Weaker side of Protein bars

The proteins bars are the lowest source of proteins among supplements. When compared to other forms of protein supplements, they contain a very low amount of proteins and that too not best form of proteins. So the downside is that bars tend to be a lower quality meal choice than whey protein or an Meal replacement protein powders. Another thing is that they tend to contain a lot higher amount of harmful simple sugar and fat, and the protein quality also tends to be lower as well.

What I mean by low quality, if you cannot understand then let me explain. Some protein bars use a product called hydrolyzed collagen as one of the protein sources. To simplify even more, hydrolyzed collagen consists of the crushed skin and bones of ox and pig. How’s that for a healthy and delicious protein source, LOL? Some other protein bars also contain low-quality fillers, which help to bind the bar together and keep it soft and chewy.

Protein bars can have their place in the supplement industry, but the key is to choose your bars with caution. Read the ingredient labels carefully before buying and try to choose bars with lower amounts of sugar and higher quality sources of protein. Also try to search for the protein source contents meaning if you do not understand or know about it.

There are some bars out there with a decent nutritional profile and these are the ones you should be searching for. You’ll also find that some bars have a pretty bad taste and also require a long time to eat because they tend to be too dry and liquid less, so difficult to gulp down the throat. I’ve had bars that require 2 cups of water and half an hour of chewing to fully eat!

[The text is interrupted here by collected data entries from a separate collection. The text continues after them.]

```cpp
hipError_t launch_sym_mfma(int nc, const SymStrip* d_strips, int nstrips, const SymItem* d_sitems,
                           const PassArgs& pa, const double* d_pk, double* rowpart,
                           double* colpart, bool ragged, int pair, int bits, hipStream_t st) {
  if (nc < 1 || nc > 16) return hipErrorInvalidValue;
  if (bits != 64 && bits != 32) return hipErrorInvalidValue;
  const bool f32 = bits == 32;
  if (f32 && pair) return hipErrorInvalidValue;
  if (nstrips <= 0) return hipSuccess;
  const int pks = nc > 8 ? 16 : nc <= 4 ? 4 : 8;
  switch ((nc + 3) / 4) {
    case 1: launch_mf<1>(d_strips, nstrips, d_sitems, d_pk, nc, rowpart, colpart, pa.run, pks, ragged, pair, f32, st); break;
    case 2:
      launch_mf<2, true>(d_strips, nstrips, d_sitems, d_pk, nc, rowpart, colpart, pa.run, pks,
                         ragged, pair, f32, st);
      break;
    default:
      with_strip_inst(f32, ragged, [&](auto i) {
        typedef decltype(i) I;
        hipLaunchKernelGGL((k_sym_mfma16<2, I::rag, I::rag ? 2 : 1, typename I::elem, I::lf>),
                           dim3(nstrips), dim3(256), 0, st, d_strips, d_sitems, d_pk, nc, rowpart,
                           colpart, pa.run);
      });
      break;
  }
  return hipGetLastError();
}

hipError_t launch_sym_mfma_wide(int nc, const SymStrip* d_strips, int nstrips,
                                const SymItem* d_sitems, const PassArgs& pa, const double* d_pk,
                                double* rowpart, double* colpart, bool idle_exit, hipStream_t st) {
  if (nc < 3 || nc > 8) return hipErrorInvalidValue;
  if (nstrips <= 0) return hipSuccess;
  if (nc <= 4)
    hipLaunchKernelGGL((k_sym_mfma_wide<1, 2>), dim3(nstrips), dim3(512), 0, st, d_strips,
                       d_sitems, d_pk, nc, rowpart, colpart, pa.run, idle_exit ? 1 : 0);
  else
    hipLaunchKernelGGL((k_sym_mfma_wide<2, 2, true>), dim3(nstrips), dim3(512), 0, st, d_strips,
                       d_sitems, d_pk, nc, rowpart, colpart, pa.run, idle_exit ? 1 : 0);
  return hipGetLastError();
}

hipError_t launch_sym_finalize_wide(int nc, const SymPanelW* d_panels, int npanels,
                                    const PassArgs& pa, const double* rowpart,
                                    const double* colpart, double* partials, hipStream_t st) {
  if (npanels <= 0) return hipSuccess;
#define FINW_CASE(N)                                                                         \
  case N:                                                                                    \
    hipLaunchKernelGGL(k_sym_finalize_wide<N>, dim3(npanels), dim3(256 * FIN_Q), 0, st,      \
                       d_panels, pa, rowpart, colpart, partials);                            \
    break;
  switch (nc) {
    FINW_CASE(3) FINW_CASE(4) FINW_CASE(5) FINW_CASE(6) FINW_CASE(7) FINW_CASE(8)
    default: return hipErrorInvalidValue;
  }
#undef FINW_CASE
  return hipGetLastError();
}

#ifdef SGV_MF_TRACE
extern "C" int sgv_diag_mf_trace(unsigned long long* out, int n) {
  if (n > MF_TRACE_MAX) n = MF_TRACE_MAX;
  return hipMemcpyFromSymbol(out, HIP_SYMBOL(g_mf_trace), sizeof(unsigned long long) * 3 * n) ==
                 hipSuccess ? n : -1;
}
#endif

static int fin_form(bool ragged, int nc) {
  const char* e = ab_env("SGV_FIN_FORM");
  const int v = (e && (e[0] == '1' || e[0] == '4')) ? e[0] - '0' : 0;
  return v ? v : (ragged && nc <= 8) ? 1 : 4;
}
// ... 28 lines not shown
```

Before: 29.40.

## Add warp-specialized LDS ring loader for the wide symmetric MFMA pass

Adds a new wide symmetric-LD kernel variant in which one or more dedicated loader waves stream LD panel tiles from global memory straight into an LDS ring buffer, using global_load_lds DMA with nontemporal hints. The compute waves consume slots through ready/done flags in LDS instead of issuing their own global loads, so fetching and MFMA work can overlap. The loader variant is picked by an env-tunable code, and for more than four cohorts it defaults to one loader wave, lag 3 and ring depth 6. The existing wide kernels also now prefetch the next group's column operand early. This adds a producer/consumer protocol, more LDS use and one occupancy slot per CU, which risks stalls or synchronisation overhead.

```diff
diff --git a/sgvamp-py_amd/csrc/common.h b/sgvamp-py_amd/csrc/common.h
--- a/sgvamp-py_amd/csrc/common.h
+++ b/sgvamp-py_amd/csrc/common.h
@@ -290,7 +290,8 @@
                            double* colpart, bool ragged, int pair, int bits, hipStream_t st);
 hipError_t launch_sym_mfma_wide(int nc, const SymStrip* d_strips, int nstrips,
                                 const SymItem* d_sitems, const PassArgs& pa, const double* d_pk,
-                                double* rowpart, double* colpart, bool idle_exit, hipStream_t st);
+                                double* rowpart, double* colpart, bool idle_exit, int loader,
+                                hipStream_t st);
 hipError_t launch_sym_finalize_wide(int nc, const SymPanelW* d_panels, int npanels,
                                     const PassArgs& pa, const double* rowpart,
                                     const double* colpart, double* partials, hipStream_t st);
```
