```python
def device_pci_bus_id(device: int = 0) -> str:
    buf = ctypes.create_string_buffer(64)
    _check(lib().sa_amd_device_pci_bus_id(int(device), buf, 64))
    return buf.value.decode()


def _check(code: int) -> None:
    if code != 0:
        raise SuffixArrayError(code, lib().sa_amd_strerror(code).decode())


def _as_u8(s) -> np.ndarray:
    if isinstance(s, np.ndarray):
        if s.dtype != np.uint8 or not s.flags.c_contiguous:
            raise TypeError("text must be a contiguous uint8 array")
        return s
    return np.frombuffer(bytes(s), dtype=np.uint8) if len(s) else np.zeros(0, dtype=np.uint8)


def saca(s, sa: np.ndarray) -> None:
    t = _as_u8(s)
    assert t.size <= MAX_LENGTH
    assert t.size + 1 == sa.size
    if sa.dtype != np.uint32 or not sa.flags.c_contiguous or not sa.flags.writeable:
        raise TypeError("sa must be a writable contiguous uint32 array")
    _check(lib().sa_amd_saca_u8(t.ctypes.data, sa.ctypes.data, t.size))


def divsufsort(s, sa: np.ndarray) -> None:
    t = _as_u8(s)
    assert t.size == sa.size and sa.dtype == np.int32
    _check(lib().sa_amd_divsufsort(t.ctypes.data, sa.ctypes.data, t.size))

# ... 1219 lines not shown
```

suffix_array_amd/csrc/host/pipeline.hpp:

```cpp
#pragma once
#include "support.hpp"
#include "tuning.hpp"
#include "pool.hpp"
#include "sort.hpp"
#include "readback.hpp"

#include <functional>

namespace sa {

static inline Tuning env_tuning() { return Tuning::from_env(N_SORT_VARIANTS, N_SORT32_VARIANTS, N_OS_SHAPES64, N_OS_SHAPES32); }
static inline Tuning route_tuning()
{
    const Tuning tn = env_tuning();
    g_posted_off = tn.no_posted_readback;
    return tn;
}

constexpr size_t GRAM_MAX_ENTRIES = (size_t)1 << 24;
static_assert(GROUP_CAP_MAX == GS_CAP, "Tuning clamps SA_AMD_GROUP_CAP to the kernel's cap");
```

If possible I would suggest sticking to the Proteins powder form due to its ease and convenience combined with a great appetizing taste, but sometimes this just isn’t possible. A protein bar taken in moderation, only in times of utmost emergency is acceptable, but certainly we need to avoid overdoing eating it. I myself also consume these proteins bars sometimes, as they are easily available in a lot of stores. Especially at times when you are away from your original location and are not carrying the protein supply with you.

With that said, you are the best judge to decided whether or not it suits your style of life. Also if you can adjust to the taste or not. But my aim here was just to introduce you of this source of protein for emergency situations.